Records from a dataset
@@ -597,12 +910,19 @@
   if (rows == 0) return ST5_OK;
   hipStream_t s = (hipStream_t)stream;
   dim3 vgrid((unsigned)((rows + 4 * RPW - 1) / (4 * RPW)));
+  const dim3 sgrid = ln_fwd_stream_grid(rows);
+#define LNQ_ARGS (const bf16_t*)x, gamma, beta, (bf16_t*)y, mean, rstd, (long long)rows, cols, eps, (const float*)nullptr,              \
+                 (const bf16_t*)nullptr, (unsigned char*)q, (unsigned char*)sc, (const float*)nullptr
 #define LNQ(NV_)                                                                                                                       \
-  hipLaunchKernelGGL((ln_fwd_vec_kernel<bf16_t, NV_, true>), vgrid, dim3(256), 0, s, (const bf16_t*)x, gamma, beta, (bf16_t*)y, mean, rstd, \
-                     (long long)rows, cols, eps, (const float*)nullptr, (const bf16_t*)nullptr, (unsigned char*)q, (unsigned char*)sc)
+  do {                                                                                                                                 \
+    if (g_ln_impl == 0) hipLaunchKernelGGL((ln_fwd_vec_kernel<bf16_t, NV_, true>), vgrid, dim3(256), 0, s, LNQ_ARGS);                  \
+    else if (cols == NV_ * 256) hipLaunchKernelGGL((ln_fwd_stream_kernel<bf16_t, NV_, true, false, true>), sgrid, dim3(256), 0, s, LNQ_ARGS); \
+    else hipLaunchKernelGGL((ln_fwd_stream_kernel<bf16_t, NV_, true, false, false>), sgrid, dim3(256), 0, s, LNQ_ARGS);               \
+  } while (0)
   if (cols <= 256) LNQ(1); else if (cols <= 512) LNQ(2); else if (cols <= 768) LNQ(3);
   else if (cols <= 1024) LNQ(4); else if (cols <= 1536) LNQ(6); else LNQ(8);
 #undef LNQ
+#undef LNQ_ARGS
   HIP_CHECK_LAUNCH();
   return ST5_OK;
 }
@@ -613,12 +933,19 @@
   if (rows == 0) return ST5_OK;
   hipStream_t s = (hipStream_t)stream;
   dim3 vgrid((unsigned)((rows + 4 * RPW - 1) / (4 * RPW)));
+  const dim3 sgrid = ln_fwd_stream_grid(rows);
+#define LNA_ARGS(TT) (const TT*)x, gamma, beta, (TT*)y, mean, rstd, (long long)rows, cols, eps, (const float*)nullptr, (const TT*)nullptr, \
+                     (unsigned char*)nullptr, (unsigned char*)nullptr, (const float*)nullptr
 #define LNA(TT, NV_)                                                                                                                      \
-  hipLaunchKernelGGL((ln_fwd_vec_kernel<TT, NV_, false, true>), vgrid, dim3(256), 0, s, (const TT*)x, gamma, beta, (TT*)y, mean, rstd,    \
-                     (long long)rows, cols, eps, (const float*)nullptr, (const TT*)nullptr, (unsigned char*)nullptr, (unsigned char*)nullptr)
+  do {                                                                                                                                    \
+    if (g_ln_impl == 0) hipLaunchKernelGGL((ln_fwd_vec_kernel<TT, NV_, false, true>), vgrid, dim3(256), 0, s, LNA_ARGS(TT));              \
+    else if (cols == NV_ * 256) hipLaunchKernelGGL((ln_fwd_stream_kernel<TT, NV_, false, true, true>), sgrid, dim3(256), 0, s, LNA_ARGS(TT)); \
+    else hipLaunchKernelGGL((ln_fwd_stream_kernel<TT, NV_, false, true, false>), sgrid, dim3(256), 0, s, LNA_ARGS(TT));                   \
+  } while (0)
   if (dtype == ST5_BF16) { if (cols <= 256) LNA(bf16_t, 1); else LNA(bf16_t, 2); }
   else { if (cols <= 256) LNA(float, 1); else LNA(float, 2); }
 #undef LNA
+#undef LNA_ARGS
   HIP_CHECK_LAUNCH();
   return ST5_OK;
 }
@@ -632,16 +959,22 @@
   const int nb = ln_blocks(rows);
   const bool pg = dgamma || dbeta;
   const size_t shm = pg ? (size_t)8 * cols * sizeof(float) : 0;
+#define LBA_ARGS(TT) (const TT*)dy, (const TT*)x, gamma, mean, rstd, (TT*)dx, (float*)ws, (long long)rows, cols, (TT*)nullptr, 0.f, 0ull,   \
+                     (const float*)nullptr, beta, (const TT*)nullptr, (const float*)nullptr
+#define LBA_K(TT, NV_, PG_)                                                                                                                \
+  do {                                                                                                                                     \
+    if (g_ln_impl == 0) hipLaunchKernelGGL((ln_bwd_vec_kernel<TT, NV_, PG_, true>), dim3(nb), dim3(256), PG_ ? shm : 0, s, LBA_ARGS(TT));  \
+    else if (cols == NV_ * 256)                                                                                                            \
+      hipLaunchKernelGGL((ln_bwd_stream_kernel<TT, NV_, PG_, true, true>), dim3(nb), dim3(256), PG_ ? shm : 0, s, LBA_ARGS(TT));           \
+    else hipLaunchKernelGGL((ln_bwd_stream_kernel<TT, NV_, PG_, true, false>), dim3(nb), dim3(256), PG_ ? shm : 0, s, LBA_ARGS(TT));       \
+  } while (0)
 #define LBA(TT, NV_)                                                                                                                       \
-  do {                                                                                                                                     \
-    if (pg) hipLaunchKernelGGL((ln_bwd_vec_kernel<TT, NV_, true, true>), dim3(nb), dim3(256), shm, s, (const TT*)dy, (const TT*)x, gamma,  \
-                               mean, rstd, (TT*)dx, (float*)ws, (long long)rows, cols, (TT*)nullptr, 0.f, 0ull, (const float*)nullptr, beta); \
-    else hipLaunchKernelGGL((ln_bwd_vec_kernel<TT, NV_, false, true>), dim3(nb), dim3(256), 0, s, (const TT*)dy, (const TT*)x, gamma,      \
-                            mean, rstd, (TT*)dx, (float*)ws, (long long)rows, cols, (TT*)nullptr, 0.f, 0ull, (const float*)nullptr, beta); \
-  } while (0)
+  do { if (pg) LBA_K(TT, NV_, true); else LBA_K(TT, NV_, false); } while (0)
   if (dtype == ST5_BF16) { if (cols <= 256) LBA(bf16_t, 1); else LBA(bf16_t, 2); }
   else { if (cols <= 256) LBA(float, 1); else LBA(float, 2); }
 #undef LBA
+#undef LBA_K
+#undef LBA_ARGS
   if (pg) hipLaunchKernelGGL(ln_bwd_final_kernel, dim3((2 * cols + 63) / 64), dim3(1024), 0, s, (const float*)ws, dgamma, dbeta, nb, cols);
   HIP_CHECK_LAUNCH();
   return ST5_OK;
@@ -708,15 +1041,17 @@
       g_ln_blocks += (2 * cols + 63) / 64;
       deferred = true;
     }
+#define LBV_ARGS(TT) (const TT*)dy, (const TT*)x, gamma, mean, rstd, (TT*)dx, (float*)ws, (long long)rows, cols, (TT*)dx_dropped, drop_p, \
+                     (unsigned long long)drop_seed, keep, (const float*)nullptr, (const TT*)addend, gate
+#define LBV_K(TT, NV_, PG_)                                                                                             \
+  do {                                                                                                                  \
+    if (g_ln_impl == 0 || keep) hipLaunchKernelGGL((ln_bwd_vec_kernel<TT, NV_, PG_>), dim3(nb), dim3(256), PG_ ? shm : 0, s, LBV_ARGS(TT)); \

* [HOW TO COMPLETE THIS TASK]
For this exercise, output exactly the lines above from the line with "256) LNA(float, 1);" to the line with "dim3(nb), dim3(256), 0, s, (const", counting both, and leave out the rest.

* [ANSWER TO THIS PROBLEM]
   else { if (cols <= 256) LNA(float, 1); else LNA(float, 2); }
 #undef LNA
+#undef LNA_ARGS
   HIP_CHECK_LAUNCH();
   return ST5_OK;
 }
@@ -632,16 +959,22 @@
   const int nb = ln_blocks(rows);
   const bool pg = dgamma || dbeta;
   const size_t shm = pg ? (size_t)8 * cols * sizeof(float) : 0;
+#define LBA_ARGS(TT) (const TT*)dy, (const TT*)x, gamma, mean, rstd, (TT*)dx, (float*)ws, (long long)rows, cols, (TT*)nullptr, 0.f, 0ull,   \
+                     (const float*)nullptr, beta, (const TT*)nullptr, (const float*)nullptr
+#define LBA_K(TT, NV_, PG_)                                                                                                                \
+  do {                                                                                                                                     \
+    if (g_ln_impl == 0) hipLaunchKernelGGL((ln_bwd_vec_kernel<TT, NV_, PG_, true>), dim3(nb), dim3(256), PG_ ? shm : 0, s, LBA_ARGS(TT));  \
+    else if (cols == NV_ * 256)                                                                                                            \
+      hipLaunchKernelGGL((ln_bwd_stream_kernel<TT, NV_, PG_, true, true>), dim3(nb), dim3(256), PG_ ? shm : 0, s, LBA_ARGS(TT));           \
+    else hipLaunchKernelGGL((ln_bwd_stream_kernel<TT, NV_, PG_, true, false>), dim3(nb), dim3(256), PG_ ? shm : 0, s, LBA_ARGS(TT));       \
+  } while (0)
 #define LBA(TT, NV_)                                                                                                                       \
-  do {                                                                                                                                     \
-    if (pg) hipLaunchKernelGGL((ln_bwd_vec_kernel<TT, NV_, true, true>), dim3(nb), dim3(256), shm, s, (const TT*)dy, (const TT*)x, gamma,  \
-                               mean, rstd, (TT*)dx, (float*)ws, (long long)rows, cols, (TT*)nullptr, 0.f, 0ull, (const float*)nullptr, beta); \
-    else hipLaunchKernelGGL((ln_bwd_vec_kernel<TT, NV_, false, true>), dim3(nb), dim3(256), 0, s, (const TT*)dy, (const TT*)x, gamma,      \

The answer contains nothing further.